ACTIVITY
Using the records below, repeat exactly the lines from the one holding "(uint64_t)(cur / 5);" through the one holding "sc_k[p + 1]);", both ends included, and no others.

(Saved entries)
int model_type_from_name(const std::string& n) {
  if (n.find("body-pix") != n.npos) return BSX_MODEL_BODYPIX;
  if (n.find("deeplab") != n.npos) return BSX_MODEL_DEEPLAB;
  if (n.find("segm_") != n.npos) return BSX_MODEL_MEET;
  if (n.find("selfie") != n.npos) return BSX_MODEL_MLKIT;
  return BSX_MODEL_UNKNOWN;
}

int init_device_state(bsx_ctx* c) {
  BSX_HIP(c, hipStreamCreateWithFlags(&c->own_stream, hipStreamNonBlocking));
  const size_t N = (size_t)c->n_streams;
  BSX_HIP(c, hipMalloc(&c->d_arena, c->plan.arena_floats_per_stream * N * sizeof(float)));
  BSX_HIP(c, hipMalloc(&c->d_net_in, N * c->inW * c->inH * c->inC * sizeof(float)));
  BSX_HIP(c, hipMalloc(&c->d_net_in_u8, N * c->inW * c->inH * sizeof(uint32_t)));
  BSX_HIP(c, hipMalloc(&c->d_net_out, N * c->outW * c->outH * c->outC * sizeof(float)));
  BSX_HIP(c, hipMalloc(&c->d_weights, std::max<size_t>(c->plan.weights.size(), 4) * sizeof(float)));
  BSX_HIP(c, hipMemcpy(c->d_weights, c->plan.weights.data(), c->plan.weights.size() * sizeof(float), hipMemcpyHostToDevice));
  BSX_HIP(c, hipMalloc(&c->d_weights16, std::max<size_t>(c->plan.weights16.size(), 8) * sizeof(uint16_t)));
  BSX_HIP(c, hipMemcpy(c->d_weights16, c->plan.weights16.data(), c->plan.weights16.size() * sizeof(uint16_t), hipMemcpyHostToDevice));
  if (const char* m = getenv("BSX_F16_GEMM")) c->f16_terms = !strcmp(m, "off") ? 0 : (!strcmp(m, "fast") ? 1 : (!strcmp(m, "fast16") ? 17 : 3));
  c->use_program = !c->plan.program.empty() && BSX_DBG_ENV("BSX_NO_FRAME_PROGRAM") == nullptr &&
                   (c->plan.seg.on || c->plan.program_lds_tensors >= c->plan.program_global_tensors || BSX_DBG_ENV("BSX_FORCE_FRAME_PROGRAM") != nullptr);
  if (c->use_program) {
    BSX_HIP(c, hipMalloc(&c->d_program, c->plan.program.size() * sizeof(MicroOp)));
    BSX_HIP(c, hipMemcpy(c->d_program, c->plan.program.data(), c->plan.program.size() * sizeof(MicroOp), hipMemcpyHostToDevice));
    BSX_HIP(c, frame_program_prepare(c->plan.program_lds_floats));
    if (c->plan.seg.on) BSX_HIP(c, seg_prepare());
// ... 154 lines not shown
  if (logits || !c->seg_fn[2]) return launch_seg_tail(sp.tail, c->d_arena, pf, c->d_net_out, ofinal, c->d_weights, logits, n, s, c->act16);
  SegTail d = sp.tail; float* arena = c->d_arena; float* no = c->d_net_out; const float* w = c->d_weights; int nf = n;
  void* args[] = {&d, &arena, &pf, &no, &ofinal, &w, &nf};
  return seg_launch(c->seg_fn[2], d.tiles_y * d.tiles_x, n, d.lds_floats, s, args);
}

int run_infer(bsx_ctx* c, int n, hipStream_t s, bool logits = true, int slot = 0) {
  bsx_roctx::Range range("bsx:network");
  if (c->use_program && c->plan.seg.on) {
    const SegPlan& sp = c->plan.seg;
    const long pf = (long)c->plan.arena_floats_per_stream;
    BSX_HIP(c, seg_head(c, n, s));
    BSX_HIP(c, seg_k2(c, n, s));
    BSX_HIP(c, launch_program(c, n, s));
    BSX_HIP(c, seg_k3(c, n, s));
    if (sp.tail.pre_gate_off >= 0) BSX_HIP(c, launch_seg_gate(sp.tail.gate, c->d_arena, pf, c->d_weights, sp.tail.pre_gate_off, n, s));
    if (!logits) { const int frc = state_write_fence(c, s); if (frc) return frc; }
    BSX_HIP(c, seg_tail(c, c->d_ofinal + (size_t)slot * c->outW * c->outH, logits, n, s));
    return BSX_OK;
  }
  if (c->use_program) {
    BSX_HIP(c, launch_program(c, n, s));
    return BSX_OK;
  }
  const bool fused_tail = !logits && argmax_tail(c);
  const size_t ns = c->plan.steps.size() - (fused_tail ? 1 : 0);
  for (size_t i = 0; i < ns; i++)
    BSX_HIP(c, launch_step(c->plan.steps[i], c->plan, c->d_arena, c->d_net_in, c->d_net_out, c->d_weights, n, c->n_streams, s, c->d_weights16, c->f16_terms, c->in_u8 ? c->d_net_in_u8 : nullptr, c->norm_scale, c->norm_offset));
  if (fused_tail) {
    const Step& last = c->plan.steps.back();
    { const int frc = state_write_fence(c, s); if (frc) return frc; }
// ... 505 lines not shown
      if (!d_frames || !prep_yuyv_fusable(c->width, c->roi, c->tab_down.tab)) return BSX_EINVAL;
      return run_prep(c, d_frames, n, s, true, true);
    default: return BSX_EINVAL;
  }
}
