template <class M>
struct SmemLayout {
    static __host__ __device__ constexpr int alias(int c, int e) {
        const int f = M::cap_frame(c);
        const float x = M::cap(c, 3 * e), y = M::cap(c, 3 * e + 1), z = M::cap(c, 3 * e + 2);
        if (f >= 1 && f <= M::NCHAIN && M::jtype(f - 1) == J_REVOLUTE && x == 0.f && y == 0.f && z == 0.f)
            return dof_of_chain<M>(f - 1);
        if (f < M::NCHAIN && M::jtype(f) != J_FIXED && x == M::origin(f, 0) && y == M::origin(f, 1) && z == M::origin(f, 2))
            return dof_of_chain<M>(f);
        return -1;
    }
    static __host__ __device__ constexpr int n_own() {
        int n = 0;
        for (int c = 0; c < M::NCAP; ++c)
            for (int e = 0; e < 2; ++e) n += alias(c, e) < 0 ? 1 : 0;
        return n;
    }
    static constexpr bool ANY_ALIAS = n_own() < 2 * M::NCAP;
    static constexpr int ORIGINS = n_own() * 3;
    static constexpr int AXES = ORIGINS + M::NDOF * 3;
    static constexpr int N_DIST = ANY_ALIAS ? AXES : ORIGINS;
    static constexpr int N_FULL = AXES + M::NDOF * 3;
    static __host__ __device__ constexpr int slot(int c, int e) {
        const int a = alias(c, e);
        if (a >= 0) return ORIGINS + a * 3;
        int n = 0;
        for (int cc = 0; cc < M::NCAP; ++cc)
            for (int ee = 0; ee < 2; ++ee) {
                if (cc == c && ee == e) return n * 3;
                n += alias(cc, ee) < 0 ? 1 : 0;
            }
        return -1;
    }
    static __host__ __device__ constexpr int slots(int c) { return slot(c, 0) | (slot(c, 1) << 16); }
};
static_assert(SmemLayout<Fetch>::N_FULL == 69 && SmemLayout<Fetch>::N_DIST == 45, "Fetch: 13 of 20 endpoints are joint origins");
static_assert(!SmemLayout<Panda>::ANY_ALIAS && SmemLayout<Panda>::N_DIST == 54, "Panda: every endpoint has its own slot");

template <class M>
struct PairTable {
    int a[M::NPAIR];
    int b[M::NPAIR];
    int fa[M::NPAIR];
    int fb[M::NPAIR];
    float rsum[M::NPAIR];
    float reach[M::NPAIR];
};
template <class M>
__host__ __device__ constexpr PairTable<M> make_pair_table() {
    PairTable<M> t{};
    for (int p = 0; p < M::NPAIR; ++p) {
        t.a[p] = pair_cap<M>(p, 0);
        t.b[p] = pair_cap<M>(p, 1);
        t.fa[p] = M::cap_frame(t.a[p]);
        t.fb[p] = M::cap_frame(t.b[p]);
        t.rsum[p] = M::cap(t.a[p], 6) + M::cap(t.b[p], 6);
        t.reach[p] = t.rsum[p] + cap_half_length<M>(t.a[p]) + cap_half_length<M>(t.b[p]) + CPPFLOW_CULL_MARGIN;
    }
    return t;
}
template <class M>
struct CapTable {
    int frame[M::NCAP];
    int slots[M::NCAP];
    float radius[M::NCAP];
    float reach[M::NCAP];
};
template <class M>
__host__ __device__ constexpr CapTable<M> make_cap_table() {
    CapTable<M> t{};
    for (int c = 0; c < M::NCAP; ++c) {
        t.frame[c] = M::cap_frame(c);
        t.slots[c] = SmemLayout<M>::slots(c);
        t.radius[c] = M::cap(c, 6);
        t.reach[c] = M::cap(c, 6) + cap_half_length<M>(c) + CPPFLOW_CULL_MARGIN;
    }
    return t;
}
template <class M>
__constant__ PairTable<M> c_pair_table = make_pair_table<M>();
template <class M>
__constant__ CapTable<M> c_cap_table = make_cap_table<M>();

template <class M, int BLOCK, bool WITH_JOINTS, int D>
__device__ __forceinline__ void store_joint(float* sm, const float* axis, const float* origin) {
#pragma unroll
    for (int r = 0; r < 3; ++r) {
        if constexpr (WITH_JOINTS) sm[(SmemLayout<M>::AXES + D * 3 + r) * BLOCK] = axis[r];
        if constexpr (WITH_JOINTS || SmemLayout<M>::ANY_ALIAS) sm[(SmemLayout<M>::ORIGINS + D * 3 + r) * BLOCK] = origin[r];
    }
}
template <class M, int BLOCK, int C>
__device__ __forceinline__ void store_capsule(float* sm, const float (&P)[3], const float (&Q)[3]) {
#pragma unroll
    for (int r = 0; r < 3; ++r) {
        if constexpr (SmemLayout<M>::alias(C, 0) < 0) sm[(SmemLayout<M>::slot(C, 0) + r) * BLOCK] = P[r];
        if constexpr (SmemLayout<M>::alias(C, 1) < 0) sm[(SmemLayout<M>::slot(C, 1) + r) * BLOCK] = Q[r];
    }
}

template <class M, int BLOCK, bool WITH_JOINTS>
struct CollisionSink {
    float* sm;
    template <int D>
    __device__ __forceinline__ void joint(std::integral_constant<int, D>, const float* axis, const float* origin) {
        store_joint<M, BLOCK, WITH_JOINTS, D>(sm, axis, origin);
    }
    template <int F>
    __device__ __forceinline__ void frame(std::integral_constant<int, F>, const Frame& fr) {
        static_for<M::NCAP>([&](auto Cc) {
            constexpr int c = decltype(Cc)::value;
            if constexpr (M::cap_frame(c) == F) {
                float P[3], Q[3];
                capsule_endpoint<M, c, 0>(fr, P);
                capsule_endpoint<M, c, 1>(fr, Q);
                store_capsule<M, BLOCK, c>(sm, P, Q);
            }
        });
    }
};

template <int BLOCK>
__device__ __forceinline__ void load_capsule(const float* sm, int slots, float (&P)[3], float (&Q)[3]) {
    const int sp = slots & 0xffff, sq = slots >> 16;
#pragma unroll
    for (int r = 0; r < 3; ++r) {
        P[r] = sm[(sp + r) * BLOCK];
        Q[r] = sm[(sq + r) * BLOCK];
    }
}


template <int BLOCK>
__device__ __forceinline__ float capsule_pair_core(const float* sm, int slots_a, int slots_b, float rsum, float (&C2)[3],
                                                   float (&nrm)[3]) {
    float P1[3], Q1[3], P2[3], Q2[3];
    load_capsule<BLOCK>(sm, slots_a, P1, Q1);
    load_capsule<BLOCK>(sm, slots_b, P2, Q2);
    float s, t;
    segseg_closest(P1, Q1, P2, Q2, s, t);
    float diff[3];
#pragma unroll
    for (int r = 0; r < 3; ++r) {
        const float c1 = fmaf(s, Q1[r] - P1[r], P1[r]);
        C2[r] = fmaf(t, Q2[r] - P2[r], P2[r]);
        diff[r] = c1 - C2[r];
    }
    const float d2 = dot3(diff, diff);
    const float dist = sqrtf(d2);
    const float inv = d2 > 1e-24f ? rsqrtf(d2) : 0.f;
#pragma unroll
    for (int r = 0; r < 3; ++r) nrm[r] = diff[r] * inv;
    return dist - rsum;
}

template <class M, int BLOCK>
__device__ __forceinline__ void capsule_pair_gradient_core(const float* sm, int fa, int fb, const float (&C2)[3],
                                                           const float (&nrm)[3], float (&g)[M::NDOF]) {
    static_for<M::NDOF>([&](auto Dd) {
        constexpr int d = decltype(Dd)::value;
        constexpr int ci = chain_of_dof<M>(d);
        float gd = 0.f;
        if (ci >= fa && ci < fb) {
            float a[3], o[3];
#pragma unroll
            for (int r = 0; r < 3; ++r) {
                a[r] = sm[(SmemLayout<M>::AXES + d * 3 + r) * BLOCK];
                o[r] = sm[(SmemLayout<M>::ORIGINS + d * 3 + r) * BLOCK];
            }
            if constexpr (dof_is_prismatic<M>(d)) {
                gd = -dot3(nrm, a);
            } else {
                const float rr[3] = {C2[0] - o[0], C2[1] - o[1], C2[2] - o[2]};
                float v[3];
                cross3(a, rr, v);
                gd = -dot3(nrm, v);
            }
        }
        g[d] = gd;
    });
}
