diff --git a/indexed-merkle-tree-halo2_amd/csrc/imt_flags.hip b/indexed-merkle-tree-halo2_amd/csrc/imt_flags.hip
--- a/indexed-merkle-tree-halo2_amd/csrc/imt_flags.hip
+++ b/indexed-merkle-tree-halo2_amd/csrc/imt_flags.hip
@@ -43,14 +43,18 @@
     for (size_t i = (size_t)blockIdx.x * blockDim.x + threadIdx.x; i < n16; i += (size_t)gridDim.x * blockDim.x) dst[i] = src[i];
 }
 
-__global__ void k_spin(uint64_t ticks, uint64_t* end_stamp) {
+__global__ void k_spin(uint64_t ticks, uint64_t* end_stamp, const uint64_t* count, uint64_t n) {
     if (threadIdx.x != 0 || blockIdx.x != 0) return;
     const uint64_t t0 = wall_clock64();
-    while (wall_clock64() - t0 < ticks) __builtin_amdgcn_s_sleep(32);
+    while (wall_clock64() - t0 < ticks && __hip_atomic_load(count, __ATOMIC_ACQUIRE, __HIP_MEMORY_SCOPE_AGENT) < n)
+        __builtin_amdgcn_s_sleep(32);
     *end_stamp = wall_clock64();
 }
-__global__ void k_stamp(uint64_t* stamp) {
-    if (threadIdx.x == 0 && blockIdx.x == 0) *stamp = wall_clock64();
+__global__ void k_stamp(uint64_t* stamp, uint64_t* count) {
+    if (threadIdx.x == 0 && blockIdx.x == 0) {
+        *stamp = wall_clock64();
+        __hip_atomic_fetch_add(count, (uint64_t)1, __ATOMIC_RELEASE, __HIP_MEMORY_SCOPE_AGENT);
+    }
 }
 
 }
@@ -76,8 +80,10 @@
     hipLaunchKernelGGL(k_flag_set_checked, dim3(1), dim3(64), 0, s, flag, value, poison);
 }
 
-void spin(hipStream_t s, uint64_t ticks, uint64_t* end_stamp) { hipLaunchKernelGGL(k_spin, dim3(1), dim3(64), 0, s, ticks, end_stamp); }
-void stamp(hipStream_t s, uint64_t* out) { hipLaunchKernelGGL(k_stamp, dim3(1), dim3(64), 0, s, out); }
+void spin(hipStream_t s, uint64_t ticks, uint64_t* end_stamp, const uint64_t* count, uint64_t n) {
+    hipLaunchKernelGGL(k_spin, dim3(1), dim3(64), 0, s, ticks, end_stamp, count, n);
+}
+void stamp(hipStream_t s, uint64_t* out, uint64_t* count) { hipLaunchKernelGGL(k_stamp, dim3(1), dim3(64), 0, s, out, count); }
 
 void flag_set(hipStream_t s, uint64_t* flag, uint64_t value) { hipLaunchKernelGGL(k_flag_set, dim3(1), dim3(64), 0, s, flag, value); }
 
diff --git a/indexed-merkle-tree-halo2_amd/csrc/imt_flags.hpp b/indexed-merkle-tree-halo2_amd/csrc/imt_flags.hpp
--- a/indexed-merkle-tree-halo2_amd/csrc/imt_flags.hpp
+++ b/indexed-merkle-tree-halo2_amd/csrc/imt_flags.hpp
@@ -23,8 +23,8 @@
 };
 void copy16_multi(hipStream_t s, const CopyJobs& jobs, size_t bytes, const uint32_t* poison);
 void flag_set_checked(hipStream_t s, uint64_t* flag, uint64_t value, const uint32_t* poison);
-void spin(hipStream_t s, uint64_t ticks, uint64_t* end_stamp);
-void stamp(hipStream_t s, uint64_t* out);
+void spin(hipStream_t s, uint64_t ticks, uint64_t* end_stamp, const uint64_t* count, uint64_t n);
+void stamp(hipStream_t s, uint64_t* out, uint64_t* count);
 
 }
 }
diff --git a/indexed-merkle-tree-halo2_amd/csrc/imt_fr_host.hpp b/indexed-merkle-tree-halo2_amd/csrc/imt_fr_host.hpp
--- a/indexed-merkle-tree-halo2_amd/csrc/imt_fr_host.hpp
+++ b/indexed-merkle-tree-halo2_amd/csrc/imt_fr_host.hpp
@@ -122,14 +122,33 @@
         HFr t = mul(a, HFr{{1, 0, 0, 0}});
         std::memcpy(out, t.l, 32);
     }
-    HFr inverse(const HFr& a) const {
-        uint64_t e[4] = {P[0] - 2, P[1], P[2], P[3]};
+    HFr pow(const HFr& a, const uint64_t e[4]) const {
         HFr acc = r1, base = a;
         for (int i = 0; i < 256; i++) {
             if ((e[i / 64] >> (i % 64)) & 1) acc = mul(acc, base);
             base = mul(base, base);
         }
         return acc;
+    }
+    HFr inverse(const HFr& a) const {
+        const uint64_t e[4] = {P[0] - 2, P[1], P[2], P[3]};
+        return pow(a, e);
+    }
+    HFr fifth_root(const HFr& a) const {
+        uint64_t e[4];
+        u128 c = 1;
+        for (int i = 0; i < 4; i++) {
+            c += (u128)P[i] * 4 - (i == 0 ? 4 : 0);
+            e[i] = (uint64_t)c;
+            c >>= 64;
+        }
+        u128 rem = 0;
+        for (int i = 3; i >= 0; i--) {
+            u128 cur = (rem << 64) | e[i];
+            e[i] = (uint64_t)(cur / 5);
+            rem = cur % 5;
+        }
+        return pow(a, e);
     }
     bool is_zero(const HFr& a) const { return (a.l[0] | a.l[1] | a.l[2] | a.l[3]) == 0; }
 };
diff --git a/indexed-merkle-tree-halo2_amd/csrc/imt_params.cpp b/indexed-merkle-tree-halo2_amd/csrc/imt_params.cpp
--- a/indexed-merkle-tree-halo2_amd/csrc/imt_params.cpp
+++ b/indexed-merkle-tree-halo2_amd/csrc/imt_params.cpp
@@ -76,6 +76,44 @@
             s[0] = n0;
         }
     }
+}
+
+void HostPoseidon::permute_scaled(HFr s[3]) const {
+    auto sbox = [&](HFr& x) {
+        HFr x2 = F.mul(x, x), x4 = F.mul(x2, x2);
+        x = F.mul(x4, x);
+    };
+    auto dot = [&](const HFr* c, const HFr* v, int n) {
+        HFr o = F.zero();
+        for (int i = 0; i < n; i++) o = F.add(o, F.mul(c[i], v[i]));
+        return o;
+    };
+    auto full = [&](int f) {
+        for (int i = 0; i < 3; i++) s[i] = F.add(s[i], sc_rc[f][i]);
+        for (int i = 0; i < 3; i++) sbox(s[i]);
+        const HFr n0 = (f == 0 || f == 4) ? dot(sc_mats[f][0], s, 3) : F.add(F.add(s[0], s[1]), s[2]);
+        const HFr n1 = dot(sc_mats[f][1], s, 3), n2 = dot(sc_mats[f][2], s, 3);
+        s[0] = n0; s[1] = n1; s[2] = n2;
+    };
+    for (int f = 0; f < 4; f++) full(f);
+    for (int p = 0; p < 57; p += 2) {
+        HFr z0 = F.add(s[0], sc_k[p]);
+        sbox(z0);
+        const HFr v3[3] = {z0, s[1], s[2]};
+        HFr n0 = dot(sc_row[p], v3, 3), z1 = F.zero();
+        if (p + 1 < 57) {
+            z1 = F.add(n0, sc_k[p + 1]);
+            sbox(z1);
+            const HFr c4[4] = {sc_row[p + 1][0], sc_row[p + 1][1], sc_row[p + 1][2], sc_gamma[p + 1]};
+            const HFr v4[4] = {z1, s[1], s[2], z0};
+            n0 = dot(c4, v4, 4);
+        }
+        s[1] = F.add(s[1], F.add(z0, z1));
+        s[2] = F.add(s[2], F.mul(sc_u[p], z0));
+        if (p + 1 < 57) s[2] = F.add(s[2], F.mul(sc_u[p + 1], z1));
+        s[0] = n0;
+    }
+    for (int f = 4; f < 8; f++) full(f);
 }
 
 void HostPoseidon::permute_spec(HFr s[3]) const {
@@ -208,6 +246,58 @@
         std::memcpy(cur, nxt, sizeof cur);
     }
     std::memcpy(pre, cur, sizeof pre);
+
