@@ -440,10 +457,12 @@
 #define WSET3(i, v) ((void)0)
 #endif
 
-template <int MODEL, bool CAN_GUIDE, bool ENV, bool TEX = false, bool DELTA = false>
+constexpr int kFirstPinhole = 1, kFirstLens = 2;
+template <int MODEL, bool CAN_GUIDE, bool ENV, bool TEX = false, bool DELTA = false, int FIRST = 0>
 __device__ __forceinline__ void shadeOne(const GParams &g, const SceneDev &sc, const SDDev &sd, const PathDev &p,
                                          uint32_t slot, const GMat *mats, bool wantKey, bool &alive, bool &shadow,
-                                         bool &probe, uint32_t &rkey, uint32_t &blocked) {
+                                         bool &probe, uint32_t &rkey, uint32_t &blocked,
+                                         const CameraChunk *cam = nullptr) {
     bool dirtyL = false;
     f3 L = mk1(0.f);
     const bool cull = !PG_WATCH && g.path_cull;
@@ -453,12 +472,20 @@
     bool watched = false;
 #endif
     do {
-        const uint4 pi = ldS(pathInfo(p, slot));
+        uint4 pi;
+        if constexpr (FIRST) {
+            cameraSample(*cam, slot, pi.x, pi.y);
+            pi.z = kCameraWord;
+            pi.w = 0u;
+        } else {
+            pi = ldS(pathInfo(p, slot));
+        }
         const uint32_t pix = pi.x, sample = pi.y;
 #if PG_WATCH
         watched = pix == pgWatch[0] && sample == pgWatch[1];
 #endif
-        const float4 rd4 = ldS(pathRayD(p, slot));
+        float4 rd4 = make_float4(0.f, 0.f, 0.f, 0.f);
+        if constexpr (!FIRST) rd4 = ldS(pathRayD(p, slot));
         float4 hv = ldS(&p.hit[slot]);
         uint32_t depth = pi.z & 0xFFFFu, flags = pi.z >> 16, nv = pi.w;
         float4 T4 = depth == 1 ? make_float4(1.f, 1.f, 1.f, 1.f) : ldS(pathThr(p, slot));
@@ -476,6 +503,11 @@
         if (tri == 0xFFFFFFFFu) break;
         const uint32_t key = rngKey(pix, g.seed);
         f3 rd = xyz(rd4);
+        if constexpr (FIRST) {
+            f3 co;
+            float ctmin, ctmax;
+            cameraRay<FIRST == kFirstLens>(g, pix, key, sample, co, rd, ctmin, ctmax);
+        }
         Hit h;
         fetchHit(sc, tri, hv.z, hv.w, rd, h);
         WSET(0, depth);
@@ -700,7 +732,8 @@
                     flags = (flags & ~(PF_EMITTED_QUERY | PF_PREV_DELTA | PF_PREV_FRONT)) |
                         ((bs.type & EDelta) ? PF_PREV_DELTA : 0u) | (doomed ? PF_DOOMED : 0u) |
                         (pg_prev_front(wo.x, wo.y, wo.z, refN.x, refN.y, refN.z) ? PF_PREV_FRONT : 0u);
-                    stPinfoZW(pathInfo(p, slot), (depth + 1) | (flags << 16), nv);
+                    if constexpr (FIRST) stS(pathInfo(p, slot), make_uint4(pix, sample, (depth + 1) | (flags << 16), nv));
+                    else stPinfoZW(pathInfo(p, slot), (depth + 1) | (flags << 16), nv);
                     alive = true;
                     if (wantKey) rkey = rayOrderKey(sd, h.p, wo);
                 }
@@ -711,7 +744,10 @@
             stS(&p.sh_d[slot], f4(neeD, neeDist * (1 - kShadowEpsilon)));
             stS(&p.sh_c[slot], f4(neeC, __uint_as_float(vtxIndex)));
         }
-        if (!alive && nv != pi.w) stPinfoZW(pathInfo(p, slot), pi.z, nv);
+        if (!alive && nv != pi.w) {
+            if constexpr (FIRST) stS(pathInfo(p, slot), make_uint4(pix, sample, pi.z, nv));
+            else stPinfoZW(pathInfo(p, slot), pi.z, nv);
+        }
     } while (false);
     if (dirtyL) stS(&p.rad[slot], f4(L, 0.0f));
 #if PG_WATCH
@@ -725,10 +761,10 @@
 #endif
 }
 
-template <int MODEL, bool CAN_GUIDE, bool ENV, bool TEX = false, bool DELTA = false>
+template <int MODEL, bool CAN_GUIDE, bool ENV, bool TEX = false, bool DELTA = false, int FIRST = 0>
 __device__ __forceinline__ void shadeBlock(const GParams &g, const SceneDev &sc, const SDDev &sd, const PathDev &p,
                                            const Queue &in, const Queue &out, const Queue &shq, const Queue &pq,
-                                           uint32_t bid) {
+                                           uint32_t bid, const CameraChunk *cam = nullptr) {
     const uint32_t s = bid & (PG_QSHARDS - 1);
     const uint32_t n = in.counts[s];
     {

EXPECTED ANSWER
+            e[i] = (uint64_t)(cur / 5);
+            rem = cur % 5;
+        }
+        return pow(a, e);
     }
     bool is_zero(const HFr& a) const { return (a.l[0] | a.l[1] | a.l[2] | a.l[3]) == 0; }
 };
diff --git a/indexed-merkle-tree-halo2_amd/csrc/imt_params.cpp b/indexed-merkle-tree-halo2_amd/csrc/imt_params.cpp
--- a/indexed-merkle-tree-halo2_amd/csrc/imt_params.cpp
+++ b/indexed-merkle-tree-halo2_amd/csrc/imt_params.cpp
@@ -76,6 +76,44 @@
             s[0] = n0;
         }
     }
+}
+
+void HostPoseidon::permute_scaled(HFr s[3]) const {
+    auto sbox = [&](HFr& x) {
+        HFr x2 = F.mul(x, x), x4 = F.mul(x2, x2);
+        x = F.mul(x4, x);
+    };
+    auto dot = [&](const HFr* c, const HFr* v, int n) {
+        HFr o = F.zero();
+        for (int i = 0; i < n; i++) o = F.add(o, F.mul(c[i], v[i]));
+        return o;
+    };
+    auto full = [&](int f) {
+        for (int i = 0; i < 3; i++) s[i] = F.add(s[i], sc_rc[f][i]);
+        for (int i = 0; i < 3; i++) sbox(s[i]);
+        const HFr n0 = (f == 0 || f == 4) ? dot(sc_mats[f][0], s, 3) : F.add(F.add(s[0], s[1]), s[2]);
+        const HFr n1 = dot(sc_mats[f][1], s, 3), n2 = dot(sc_mats[f][2], s, 3);
+        s[0] = n0; s[1] = n1; s[2] = n2;
+    };
+    for (int f = 0; f < 4; f++) full(f);
+    for (int p = 0; p < 57; p += 2) {
+        HFr z0 = F.add(s[0], sc_k[p]);
+        sbox(z0);
+        const HFr v3[3] = {z0, s[1], s[2]};
+        HFr n0 = dot(sc_row[p], v3, 3), z1 = F.zero();
+        if (p + 1 < 57) {
+            z1 = F.add(n0, sc_k[p + 1]);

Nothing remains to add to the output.